Small gets Smaller: Feasibility of 14mm Tubular Retractor in the Management of Simple and Complex Cases of Lumbar Disc Herniations

Presented at SMISS Annual Forum 2018
By Arvind Kulkarni MS(ORTH) Dip(ORTH) FCPS Dip(SICOT)
With Andrew Faramand , Nitin Agarwal , David J Salvetti , David K Hamilton , David O Okonkwo , Adam S. Kanter ,

Disclosures: Arvind Kulkarni MS(ORTH) Dip(ORTH) FCPS Dip(SICOT) None Andrew Faramand None, Nitin Agarwal None, David J Salvetti None, David K Hamilton None, David O Okonkwo None, Adam S. Kanter None,


The utility and benefits of tubular retractors in prolapsed disc cases is well-established and time-honored. While 16mm and 18mm diameter tubular retractors are the most frequently utilized ports, there is no published literature on the use of 14mm tubular retractor for lumbar disc herniations.

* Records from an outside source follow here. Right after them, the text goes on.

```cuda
template <bool I16, bool STAGED>
__global__ void __launch_bounds__(kThreads)
resample_poly_kernel(const void* __restrict__ pcm, long long in_bs, long long n_in, int channels,
                     const float* __restrict__ bank, int up, int down, int taps, long long n_pre_remove,
                     float* __restrict__ out, long long out_bs, long long n_out, int rows) {
  extern __shared__ float stage[];
  const int b = blockIdx.y;
  const void* clip = I16 ? (const void*)(reinterpret_cast<const int16_t*>(pcm) + b * in_bs)
                         : (const void*)(reinterpret_cast<const float*>(pcm) + b * in_bs);
  float* y = out + b * out_bs;
  const long long m0 = (long long)blockIdx.x * up * rows;
  const long long m_end = min(m0 + (long long)up * rows, n_out);
  const long long lo = (m0 + n_pre_remove) * down / up - (taps - 1);
  const long long hi = (m_end - 1 + n_pre_remove) * down / up;
  if constexpr (STAGED) {
    if (channels == 1) pm_stage<I16, 1>(stage, clip, lo, hi, n_in, channels);
    else if (channels == 2) pm_stage<I16, 2>(stage, clip, lo, hi, n_in, channels);
    else pm_stage<I16, 0>(stage, clip, lo, hi, n_in, channels);
    __syncthreads();
  }
  const int lane = threadIdx.x & 31, warp = threadIdx.x >> 5;
  const int groups = (rows + 31) >> 5;
  for (int unit = warp; unit < up * groups; unit += kThreads / 32) {
    const int r = unit / groups;
    const int g = (unit - r * groups) * 32 + lane;
    const long long m = m0 + r + (long long)up * g;
    if (g >= rows || m >= m_end) continue;
    const long long t = (m + n_pre_remove) * down;
    const long long q = t / up;
    const float* h = bank + (t - q * up) * taps;
    float acc = 0.0f;
    if constexpr (STAGED) {
      const float* x = stage + (q - lo);
#pragma unroll 4
      for (int j = taps - 1; j >= 0; --j) acc = fmaf(__ldg(h + j), x[-j], acc);
    } else {
      for (int j = taps - 1; j >= 0; --j) acc = fmaf(__ldg(h + j), pm_mix_or_zero<I16>(clip, q - j, n_in, channels), acc);
    }
    y[m] = acc;
  }
}

template <bool I16, bool STAGED>
int launch(const void* pcm, long long in_bs, int batch, long long n_in, int channels, const float* bank, int up,
           int down, int taps, long long n_pre_remove, float* out, long long out_bs, long long n_out, int rows,
           size_t smem, cudaStream_t st) {
  static unsigned long long configured = 0;
  auto kern = resample_poly_kernel<I16, STAGED>;
  if (STAGED && pm_first_use_on_device(configured)) {
    const cudaError_t e = cudaFuncSetAttribute(kern, cudaFuncAttributeMaxDynamicSharedMemorySize, kMaxStage * 4);
    if (e != cudaSuccess) return (int)e;
  }
  const long long tiles = (n_out + (long long)up * rows - 1) / ((long long)up * rows);
  kern<<<dim3((unsigned)tiles, (unsigned)batch), kThreads, smem, st>>>(pcm, in_bs, n_in, channels, bank, up, down, taps,
                                                                       n_pre_remove, out, out_bs, n_out, rows);
  PM_LAUNCH_CHECK();
}

}

extern "C" int pm_resample_poly_f32(const void* pcm, int is_int16, long long in_bs, int batch, long long n_in,
                                    int channels, const float* bank, int up, int down, int taps,
                                    long long n_pre_remove, float* out, long long out_bs, void* stream) {
  if (channels < 1 || channels > 8) return PM_EUNSUPPORTED;
  PM_REQUIRE(batch >= 0 && batch <= 65535 && n_in >= 0);
  PM_REQUIRE(up >= 1 && down >= 1 && taps >= 1 && n_pre_remove >= 0);
  PM_REQUIRE(is_int16 == 0 || is_int16 == 1);
  if (n_in == 0 || batch == 0) return PM_OK;
  PM_REQUIRE(pcm && bank && out);
  const long long n_out = (n_in * up + down - 1) / down;
  PM_REQUIRE(batch <= 1 || (in_bs >= n_in * channels && out_bs >= n_out));
  long long rows = (kTileOutputs + up - 1) / up;
  rows = (rows + 31) / 32 * 32;
  const auto span = [&](long long g) { return g * down + taps + 1; };
  while (rows > 32 && span(rows) > kMaxStage) rows -= 32;
  while (rows > 1 && span(rows) > kMaxStage) --rows;
  const bool staged = span(rows) <= kMaxStage;
  if (!staged) rows = 32;
  PM_REQUIRE((n_out + (long long)up * rows - 1) / ((long long)up * rows) <= 0x7fffffffLL);
  const size_t smem = staged ? (size_t)span(rows) * sizeof(float) : 0;
  cudaStream_t st = (cudaStream_t)stream;
  const int r = (int)rows;
  if (is_int16) {
    return staged ? launch<true, true>(pcm, in_bs, batch, n_in, channels, bank, up, down, taps, n_pre_remove, out, out_bs, n_out, r, smem, st)
                  : launch<true, false>(pcm, in_bs, batch, n_in, channels, bank, up, down, taps, n_pre_remove, out, out_bs, n_out, r, smem, st);
  }
  return staged ? launch<false, true>(pcm, in_bs, batch, n_in, channels, bank, up, down, taps, n_pre_remove, out, out_bs, n_out, r, smem, st)
                : launch<false, false>(pcm, in_bs, batch, n_in, channels, bank, up, down, taps, n_pre_remove, out, out_bs, n_out, r, smem, st);
}
```

### pantomatrix_b200/csrc/pm_common.cuh

```cuda
#pragma once
#include <cuda_bf16.h>
#include <cuda_fp16.h>
#include <cuda_runtime.h>
#include <stdint.h>

#define PM_OK 0
#define PM_EBADARG (-1)
#define PM_EUNSUPPORTED (-2)

#define PM_LAUNCH_CHECK()                                  \
  do {                                                     \
    cudaError_t _e = cudaGetLastError();                   \
    return _e == cudaSuccess ? PM_OK : (int)_e;            \
  } while (0)

#define PM_REQUIRE(cond) \
  do {                   \
    if (!(cond)) return PM_EBADARG; \
  } while (0)

static inline int pm_cdiv(long long a, long long b) { return (int)((a + b - 1) / b); }

static inline bool pm_first_use_on_device(unsigned long long& mask) {
  int d = 0;
  if (cudaGetDevice(&d) != cudaSuccess || d < 0 || d >= 64) return true;
  if ((mask >> d) & 1ull) return false;
  mask |= 1ull << d;
  return true;
}

enum PmAct { PM_ACT_NONE = 0, PM_ACT_RELU = 1, PM_ACT_LEAKY = 2 };

__device__ __forceinline__ float pm_act(float v, int act, float slope) {
  if (act == PM_ACT_RELU) return v > 0.f ? v : 0.f;
  if (act == PM_ACT_LEAKY) return v > 0.f ? v : v * slope;
  return v;
}

__device__ __forceinline__ void pm_put_bits(unsigned* w, long long pos, unsigned v, int nb) {
  if (nb == 0) return;
  const unsigned long long x = (unsigned long long)v << (64 - (int)(pos & 31) - nb);
  atomicOr(w + (pos >> 5), __byte_perm((unsigned)(x >> 32), 0, 0x0123));
  if ((unsigned)x) atomicOr(w + (pos >> 5) + 1, __byte_perm((unsigned)x, 0, 0x0123));
}

__device__ __forceinline__ float pm_warp_sum(float v) {
#pragma unroll
  for (int o = 16; o > 0; o >>= 1) v += __shfl_xor_sync(0xffffffffu, v, o);
  return v;
}

__device__ __forceinline__ float pm_warp_max(float v) {
#pragma unroll
  for (int o = 16; o > 0; o >>= 1) v = fmaxf(v, __shfl_xor_sync(0xffffffffu, v, o));
  return v;
}

struct PmPlanes {
  __nv_bfloat16* ptr;
  long long ps;
  int ld;
  int nsplit;
};

__device__ __forceinline__ void pm_split3(float v, __nv_bfloat16 (&p)[3]) {
  p[0] = __float2bfloat16_rn(v);
  float r = v - __bfloat162float(p[0]);
  p[1] = __float2bfloat16_rn(r);
  r -= __bfloat162float(p[1]);
  p[2] = __float2bfloat16_rn(r);
}

#ifndef PM_FMT_F16
#define PM_FMT_F16 0x100
#endif
#define PM_F16_ACT_SCALE 64.0f
#define PM_TAKE_FMT(nsplit_var, flag_var)                          \
  const bool flag_var = ((nsplit_var) & PM_FMT_F16) != 0;          \
  (nsplit_var) &= 0xff

__device__ __forceinline__ float pm_f16_head(float v) {
  return __uint_as_float((__float_as_uint(v) + 0x00001000u) & 0xFFFFE000u);
}

template <bool F16, int NS = 0>
__device__ __forceinline__ void pm_split_pair_t(float x, float y, int nsplit, uint32_t (&w)[3]) {
  if constexpr (NS > 0) nsplit = NS;
  if constexpr (F16) {
    x = __fmul_rn(x, PM_F16_ACT_SCALE);
    y = __fmul_rn(y, PM_F16_ACT_SCALE);
    if (nsplit == 2) {
      const float fx = pm_f16_head(x), fy = pm_f16_head(y);
      const __half2 a = __floats2half2_rn(fx, fy), b = __floats2half2_rn(x - fx, y - fy);
      w[0] = *reinterpret_cast<const uint32_t*>(&a);
      w[1] = *reinterpret_cast<const uint32_t*>(&b);
      return;
    }
#pragma unroll
    for (int pl = 0; pl < 3; ++pl) {
      if (pl < nsplit) {
        const __half2 h = __floats2half2_rn(x, y);
        w[pl] = *reinterpret_cast<const uint32_t*>(&h);
        x -= __low2float(h); y -= __high2float(h);
      }
    }
  } else {
#pragma unroll
    for (int pl = 0; pl < 3; ++pl) {
      if (pl < nsplit) {
        const __nv_bfloat162 h = __floats2bfloat162_rn(x, y);
        w[pl] = *reinterpret_cast<const uint32_t*>(&h);
        x -= __low2float(h); y -= __high2float(h);
      }
    }
  }
}

template <bool F16>
__device__ __forceinline__ void pm_store_planes_t(const PmPlanes& P, long long row, int c, float v) {
  uint16_t* o = reinterpret_cast<uint16_t*>(P.ptr) + row * P.ld + c;
  uint32_t w[3];
  pm_split_pair_t<F16>(v, 0.f, P.nsplit, w);
#pragma unroll
  for (int pl = 0; pl < 3; ++pl)
    if (pl < P.nsplit) o[(long long)pl * P.ps] = (uint16_t)w[pl];
}
__device__ __forceinline__ void pm_store_planes(const PmPlanes& P, long long row, int c, float v) {
  pm_store_planes_t<false>(P, row, c, v);
}

template <bool F16>
__device__ __forceinline__ void pm_store_planes4_t(const PmPlanes& P, long long row, int c, float4 v) {
  __nv_bfloat16* o = P.ptr + row * P.ld + c;
  uint32_t lo[3], hi[3];
  pm_split_pair_t<F16>(v.x, v.y, P.nsplit, lo);
  pm_split_pair_t<F16>(v.z, v.w, P.nsplit, hi);
#pragma unroll
  for (int pl = 0; pl < 3; ++pl)
    if (pl < P.nsplit) *reinterpret_cast<uint2*>(o + (long long)pl * P.ps) = make_uint2(lo[pl], hi[pl]);
}
__device__ __forceinline__ void pm_store_planes4(const PmPlanes& P, long long row, int c, float4 v) {
  pm_store_planes4_t<false>(P, row, c, v);
}

static inline bool pm_planes_ok(const void* ptr, long long ps, int ld, int nsplit, int ch, bool vec4) {
  if (!ptr) return true;
  if (nsplit < 1 || nsplit > 3 || ld < ch) return false;
  if (vec4 && ((ld & 3) || (ps & 3) || (reinterpret_cast<uintptr_t>(ptr) & 7))) return false;
  return true;
}
```

### pantomatrix_b200/csrc/pm_elementwise.cu

```cuda
#include "pm_common.cuh"
#include "../../include/pm_emage.h"

namespace {

constexpr int STEM_ROWS = 192;
constexpr int STEM_THREADS = 256;
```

The authors aim to check the feasibility and outcomes of discectomy performed through a 14 mm tubular retractor.


We included 22 patients presenting with lower limb radicular pain with MRI evidence of herniated nucleus pulposus and failed conservative treatment. All patients were operated by 14mm tube from December 2017 to April 2018. The results were evaluated by using VAS (Visual Analogue Scale) for back and leg pain and ODI (Oswestry Disability Index) and followed up at 1 week, 6 weeks, 3 months interval.


The mean age was 40.5 yrs (range 23-65 years) with 13 males and 9 females. All but one patient had immediate relief after the surgery and satisfactory outcome on follow-up. The mean VAS (leg) improved from 8.6 to 2.5 and the mean VAS (back) improved from 7.8 to 3.4 at 6 weeks follow-up. The mean operative-time was 53.5 minutes (range 20-90 minutes). Dural punctures, nerve-root injuries and surgical-site infections occurred in none. Average blood loss was 45 ml (range 30-70 ml). Out of 22 patients, one patient had a large central disc herniation, two had migrated disc and one had an extra-foraminal disc herniation.


A 14mm tubular retractor achieves the goals of surgery with minimal trauma, smaller incision, minimal operative time and blood loss. The pathologies addressed include not only simple disc herniations but also large central disc herniations, extra-foraminal disc and migrated disc herniations.